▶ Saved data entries
——

template <typename T, int METRIC, int NW, bool NT, int NQ, int NS = 2, bool SH = false>
__global__ __launch_bounds__(NW * 64) __attribute__((amdgpu_waves_per_eu(NS == 3 ? 2 : 3, NS == 3 ? 2 : 3))) void mfma_scan_kernel(
    const char *__restrict__ rows, const char *__restrict__ queries, const ScanTask *__restrict__ tasks,
    const int *__restrict__ ntasks_ptr, int *__restrict__ task_counter, const ScanPair *__restrict__ pairs,
    const float *__restrict__ row_norms, int nvec, const char *__restrict__ zeros16, float *__restrict__ out,
    const float *__restrict__ qscale) {
    static_assert(!SH || (METRIC == 0 && sizeof(T) == 2), "the shadow scan: fp16 rows, L2");
    constexpr int ROWS = 32 * NW;
    constexpr int NGROUPS = (NQ + ROWS) / 8;
    constexpr int NDMA = (NGROUPS + NW - 1) / NW;
    constexpr int STAGE = (NQ + ROWS) * kSliceBytes;
    static_assert(NS == 2 || (NS == 3 && NQ == 32 && NGROUPS % NW == 0), "three stages: the 32-query form only");
    __shared__ __attribute__((aligned(16))) char smem[NS * STAGE];
    __shared__ int64_t pair_rel[NQ];
    __shared__ float2 pair_ts[SH ? NQ : 1];
    __shared__ int lds_task;
    auto value = [&](float acc, float rn) -> float {
        if constexpr (SH)
            return acc;
        else
            return METRIC == 0 ? fmaf(-2.f, acc, rn) : -acc;
    };
    auto shadow_values = [&](auto &acc, int n, float rn, auto slot) {
#pragma unroll
        for (int r = 0; r < n; r++) {
            const float2 ts = pair_ts[slot(r)];
            acc[r] = fmaf(-ts.y, acc[r], rn + ts.x);
        }
    };

    const int lane = threadIdx.x & (kWave - 1);
    const int wave = __builtin_amdgcn_readfirstlane(threadIdx.x >> 6);
    const int l31 = lane & 31, half = lane >> 5;
    const unsigned sw = (unsigned)(l31 >> 1) & 7u;
    const size_t row_bytes = (size_t)nvec * sizeof(Raw16);
    const int nslices = (nvec + 7) / 8;
    const int ntasks = *ntasks_ptr;
    const unsigned lds0 = (unsigned)(size_t)(__attribute__((address_space(3))) char *)smem;
    const int drow = lane >> 3, dpos = lane & 7;

    if (threadIdx.x == 0) lds_task = atomicAdd(task_counter, 1);
    __syncthreads();
    for (;;) {
        const int t = lds_task;
        if (t >= ntasks) {
            if (threadIdx.x == 0 && atomicAdd(task_counter + 1, 1) == (int)gridDim.x - 1) {
                task_counter[0] = 0;
                task_counter[1] = 0;
            }
            return;
        }
        int next = 0;
        if (threadIdx.x == 0) next = atomicAdd(task_counter, 1);
        const ScanTask task = tasks[t];
        const int np = task.npairs;
        if ((int)threadIdx.x < NQ) {
            const ScanPair pr = pairs[task.pair0 + ((int)threadIdx.x < np ? (int)threadIdx.x : np - 1)];
            pair_rel[threadIdx.x] = pr.out_rel + task.row0;
            if constexpr (SH) {
                pair_ts[threadIdx.x] = make_float2(__int_as_float(pr.pad), qscale[pr.query]);
            }
        }
        const char *src[NDMA];
#pragma unroll
        for (int j = 0; j < NDMA; j++) {
            const int crow = (wave + NW * j) * 8 + drow;
            if (crow < NQ) {
                const ScanPair pr = pairs[task.pair0 + (crow < np ? crow : np - 1)];
                src[j] = queries + (size_t)pr.query * row_bytes;
            } else {
                const int r = crow - NQ;
                src[j] = rows + ((size_t)task.row0 + (size_t)(r < task.nrows ? r : task.nrows - 1)) * row_bytes;
            }
        }
        const bool narrow = np <= 16;
        const bool upper = NQ > 32 && np > 32;
        const bool past_caches = NT && task.pad == 0;
        auto issue_stage = [&](int sl, int buf) {
#pragma unroll
            for (int j = 0; j < NDMA; j++) {
                const int g8 = wave + NW * j;
                if (NGROUPS % NW != 0 && g8 >= NGROUPS) break;
                if (narrow && g8 >= 2 && g8 < NQ / 8) continue;
                if (NQ > 32 && !upper && g8 >= 4 && g8 < NQ / 8) continue;
                const int v = dpos ^ ((4 * (g8 & 1) + (drow >> 1)) & 7);
                const int vi = sl * 8 + v;
                const char *p = vi < nvec ? src[j] + (size_t)vi * sizeof(Raw16) : zeros16;
                char *dst = smem + (size_t)buf * STAGE + (size_t)g8 * 8 * kSliceBytes;
                if (NT && past_caches && g8 >= NQ / 8)
                    __builtin_amdgcn_global_load_lds((const __attribute__((address_space(1))) void *)p,
                                                     (__attribute__((address_space(3))) void *)dst, 16, 0, 2);
                else
                    __builtin_amdgcn_global_load_lds((const __attribute__((address_space(1))) void *)p,
                                                     (__attribute__((address_space(3))) void *)dst, 16, 0, 0);
            }
        };
        const int j32 = wave * 32 + l31;
        if constexpr (NQ > 32) {
          if (!narrow && upper) {
            f32x16 accl, accu, suml, sumu;
#pragma unroll
            for (int r = 0; r < 16; r++) {
                accl[r] = 0.f;
                accu[r] = 0.f;
                suml[r] = 0.f;
                sumu[r] = 0.f;
            }
            const int quarter = (nslices + 3) >> 2;
            int in_quarter = 0;
            const unsigned a_lane = (unsigned)l31 * kSliceBytes;
            const unsigned b_lane = (unsigned)(NQ + wave * 32 + l31) * kSliceBytes;
            issue_stage(0, 0);
            for (int sl = 0; sl < nslices; sl++) {
                __builtin_amdgcn_s_waitcnt(0x0070);
                __builtin_amdgcn_s_barrier();
                if (sl + 1 < nslices) issue_stage(sl + 1, (sl + 1) & 1);
                const unsigned sbase = lds0 + (unsigned)(sl & 1) * STAGE;
                if (upper) {
#pragma unroll
                    for (int c = 0; c < 4; c++) {
                        const unsigned x = (((unsigned)(2 * c + half)) ^ sw) << 4;
                        u32x4 a, au, b;
                        asm volatile("ds_read_b128 %0, %3\n\tds_read_b128 %1, %3 offset:4096\n\tds_read_b128 %2, %4\n\t"
                                     "s_waitcnt lgkmcnt(0)"
                                     : "=&v"(a), "=&v"(au), "=&v"(b)
                                     : "v"(sbase + a_lane + x), "v"(sbase + b_lane + x)
                                     : "memory");
                        Mma<T>::run(accl, a, b);
                        Mma<T>::run(accu, au, b);
                    }
                } else {
#pragma unroll
                    for (int c = 0; c < 4; c++) {
                        const unsigned x = (((unsigned)(2 * c + half)) ^ sw) << 4;
                        u32x4 a, b;
                        asm volatile("ds_read_b128 %0, %2\n\tds_read_b128 %1, %3\n\ts_waitcnt lgkmcnt(0)"
                                     : "=&v"(a), "=&v"(b)
                                     : "v"(sbase + a_lane + x), "v"(sbase + b_lane + x)
                                     : "memory");
                        Mma<T>::run(accl, a, b);
                    }
                }
                if (++in_quarter == quarter) {
                    in_quarter = 0;
                    suml += accl;
                    sumu += accu;
#pragma unroll
                    for (int r = 0; r < 16; r++) {
                        accl[r] = 0.f;
                        accu[r] = 0.f;
                    }
                }
            }
            suml += accl;
            sumu += accu;
            const int j32w = wave * 32 + l31;
            if (j32w < task.nrows) {
                const float rn = METRIC == 0 ? row_norms[task.row0 + j32w] : 0.f;
                if constexpr (SH) {
                    shadow_values(suml, 16, rn, [&](int r) { return (r & 3) + 8 * (r >> 2) + 4 * half; });
                    if (upper) shadow_values(sumu, 16, rn, [&](int r) { return 32 + (r & 3) + 8 * (r >> 2) + 4 * half; });
                }
                {
                    int64_t rel[16];
#pragma unroll
                    for (int r = 0; r < 16; r++) rel[r] = pair_rel[(r & 3) + 8 * (r >> 2) + 4 * half];
#pragma unroll
                    for (int r = 0; r < 16; r++) out[rel[r] + j32w] = value(suml[r], rn);
                }
                if (upper) {
                    int64_t rel[16];
#pragma unroll
                    for (int r = 0; r < 16; r++) rel[r] = pair_rel[32 + (r & 3) + 8 * (r >> 2) + 4 * half];
#pragma unroll
                    for (int r = 0; r < 16; r++) out[rel[r] + j32w] = value(sumu[r], rn);
                }
            }
          }
        }
        if (!narrow && !upper) {
            f32x16 acc4[4];
#pragma unroll
            for (int e = 0; e < 4; e++)
#pragma unroll
                for (int r = 0; r < 16; r++) acc4[e][r] = 0.f;
            const unsigned a_lane = (unsigned)l31 * kSliceBytes;
            const unsigned b_lane = (unsigned)(NQ + wave * 32 + l31) * kSliceBytes;
            issue_stage(0, 0);
            if (NS == 3 && nslices > 1) issue_stage(1, 1);
            int buf = 0;
            for (int sl = 0; sl < nslices; sl++) {
                if (NS == 3 && sl > 0 && sl + 1 < nslices)
                    __builtin_amdgcn_s_waitcnt(0x0075);
                else
                    __builtin_amdgcn_s_waitcnt(0x0070);
                __builtin_amdgcn_s_barrier();
                if (NS == 3) {
                    if (sl + 2 < nslices) issue_stage(sl + 2, buf == 0 ? 2 : buf - 1);
                } else {
                    if (sl + 1 < nslices) issue_stage(sl + 1, (sl + 1) & 1);
                }
                const unsigned sbase = lds0 + (unsigned)(NS == 3 ? buf : (sl & 1)) * STAGE;
                if (NS == 3) buf = buf == 2 ? 0 : buf + 1;
                if (NS == 3) {
                    u32x4 pa[2], pb[2];
                    const unsigned x0 = (((unsigned)half) ^ sw) << 4;
                    asm volatile("ds_read_b128 %0, %2\n\tds_read_b128 %1, %3"
                                 : "=&v"(pa[0]), "=&v"(pb[0])
                                 : "v"(sbase + a_lane + x0), "v"(sbase + b_lane + x0)
                                 : "memory");
#pragma unroll
                    for (int c = 0; c < 4; c++) {
                        if (c + 1 < 4) {
                            const unsigned x = (((unsigned)(2 * (c + 1) + half)) ^ sw) << 4;
                            asm volatile("ds_read_b128 %0, %2\n\tds_read_b128 %1, %3"
                                         : "=&v"(pa[(c + 1) & 1]), "=&v"(pb[(c + 1) & 1])
                                         : "v"(sbase + a_lane + x), "v"(sbase + b_lane + x)
                                         : "memory");
                            asm volatile("s_waitcnt lgkmcnt(2)" : "+v"(pa[c & 1]), "+v"(pb[c & 1])::"memory");
                        } else {
                            asm volatile("s_waitcnt lgkmcnt(0)" : "+v"(pa[c & 1]), "+v"(pb[c & 1])::"memory");
                        }
                        __builtin_amdgcn_sched_barrier(0);
                        Mma4<T>::run(acc4, pa[c & 1], pb[c & 1], c);
                        __builtin_amdgcn_sched_barrier(0);
                    }
                } else {
#pragma unroll
                    for (int c = 0; c < 4; c++) {
                        const unsigned x = (((unsigned)(2 * c + half)) ^ sw) << 4;
                        u32x4 a, b;
                        asm volatile("ds_read_b128 %0, %2\n\tds_read_b128 %1, %3\n\ts_waitcnt lgkmcnt(0)"
                                     : "=&v"(a), "=&v"(b)
                                     : "v"(sbase + a_lane + x), "v"(sbase + b_lane + x)
                                     : "memory");
                        Mma4<T>::run(acc4, a, b, c);
                    }
                }
            }
            f32x16 acc = (acc4[0] + acc4[1]) + (acc4[2] + acc4[3]);
            if constexpr (SH)
                shadow_values(acc, 16, j32 < task.nrows ? row_norms[task.row0 + j32] : 0.f,
                              [&](int r) { return (r & 3) + 8 * (r >> 2) + 4 * half; });
            int64_t rel[16];
#pragma unroll
            for (int r = 0; r < 16; r++) rel[r] = pair_rel[(r & 3) + 8 * (r >> 2) + 4 * half];
            if (j32 < task.nrows) {
                const float rn = METRIC == 0 ? row_norms[task.row0 + j32] : 0.f;
#pragma unroll
                for (int r = 0; r < 16; r++)
                    out[rel[r] + j32] = value(acc[r], rn);
            }
        }
        if (narrow) {
            const int l15 = lane & 15, kg = lane >> 4;
            const unsigned sw15 = (unsigned)(l15 >> 1) & 7u;
            f32x4 c04[4], c14[4];
#pragma unroll
            for (int e = 0; e < 4; e++) {
                c04[e] = f32x4{0.f, 0.f, 0.f, 0.f};
                c14[e] = f32x4{0.f, 0.f, 0.f, 0.f};
            }
            const unsigned a_lane = (unsigned)l15 * kSliceBytes;
            const unsigned b_lane = (unsigned)(NQ + wave * 32 + l15) * kSliceBytes;
            issue_stage(0, 0);
            for (int sl = 0; sl < nslices; sl++) {
                __builtin_amdgcn_s_waitcnt(0x0070);
                __builtin_amdgcn_s_barrier();
                if (sl + 1 < nslices) issue_stage(sl + 1, (sl + 1) & 1);
                const unsigned sbase = lds0 + (unsigned)(sl & 1) * STAGE;
#pragma unroll
                for (int c = 0; c < 2; c++) {
                    const unsigned x = (((unsigned)(kg + 4 * c)) ^ sw15) << 4;
                    u32x4 a, b0, b1;
                    asm volatile("ds_read_b128 %0, %3\n\tds_read_b128 %1, %4\n\tds_read_b128 %2, %4 offset:2048\n\t"
                                 "s_waitcnt lgkmcnt(0)"
                                 : "=&v"(a), "=&v"(b0), "=&v"(b1)
                                 : "v"(sbase + a_lane + x), "v"(sbase + b_lane + x)
                                 : "memory");
                    if (sl & 1)
                        Mma16x4<T>::run(c04, c14, a, b0, b1, c + 2);
                    else
                        Mma16x4<T>::run(c04, c14, a, b0, b1, c);
                }
            }
            f32x4 c0 = (c04[0] + c04[1]) + (c04[2] + c04[3]), c1 = (c14[0] + c14[1]) + (c14[2] + c14[3]);
            int64_t rel[4];
#pragma unroll
            for (int r = 0; r < 4; r++) rel[r] = pair_rel[4 * kg + r];
            const int ja = wave * 32 + l15, jb = ja + 16;
            const float rna = (METRIC == 0 && ja < task.nrows) ? row_norms[task.row0 + ja] : 0.f;
            const float rnb = (METRIC == 0 && jb < task.nrows) ? row_norms[task.row0 + jb] : 0.f;
            if constexpr (SH) {
                shadow_values(c0, 4, rna, [&](int r) { return 4 * kg + r; });
                shadow_values(c1, 4, rnb, [&](int r) { return 4 * kg + r; });
            }
            if (ja < task.nrows) {
#pragma unroll
                for (int r = 0; r < 4; r++) out[rel[r] + ja] = value(c0[r], rna);
            }
            if (jb < task.nrows) {
#pragma unroll
                for (int r = 0; r < 4; r++) out[rel[r] + jb] = value(c1[r], rnb);
            }
        }
        __builtin_amdgcn_s_waitcnt(0xc07f);
        __builtin_amdgcn_s_barrier();
        if (threadIdx.x == 0) lds_task = next;
        __syncthreads();
    }
}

——

▶ Instructions to follow
Taking the entries above, write out exactly each line from the one holding "(__attribute__((address_space(3))) void *)dst, 16, 0, 0);" to the one holding "int in_quarter = 0;", both included, and stop there.

▶ Output of the exercise
                                                     (__attribute__((address_space(3))) void *)dst, 16, 0, 0);
            }
        };
        const int j32 = wave * 32 + l31;
        if constexpr (NQ > 32) {
          if (!narrow && upper) {
            f32x16 accl, accu, suml, sumu;
#pragma unroll
            for (int r = 0; r < 16; r++) {
                accl[r] = 0.f;
                accu[r] = 0.f;
                suml[r] = 0.f;
                sumu[r] = 0.f;
            }
            const int quarter = (nslices + 3) >> 2;
            int in_quarter = 0;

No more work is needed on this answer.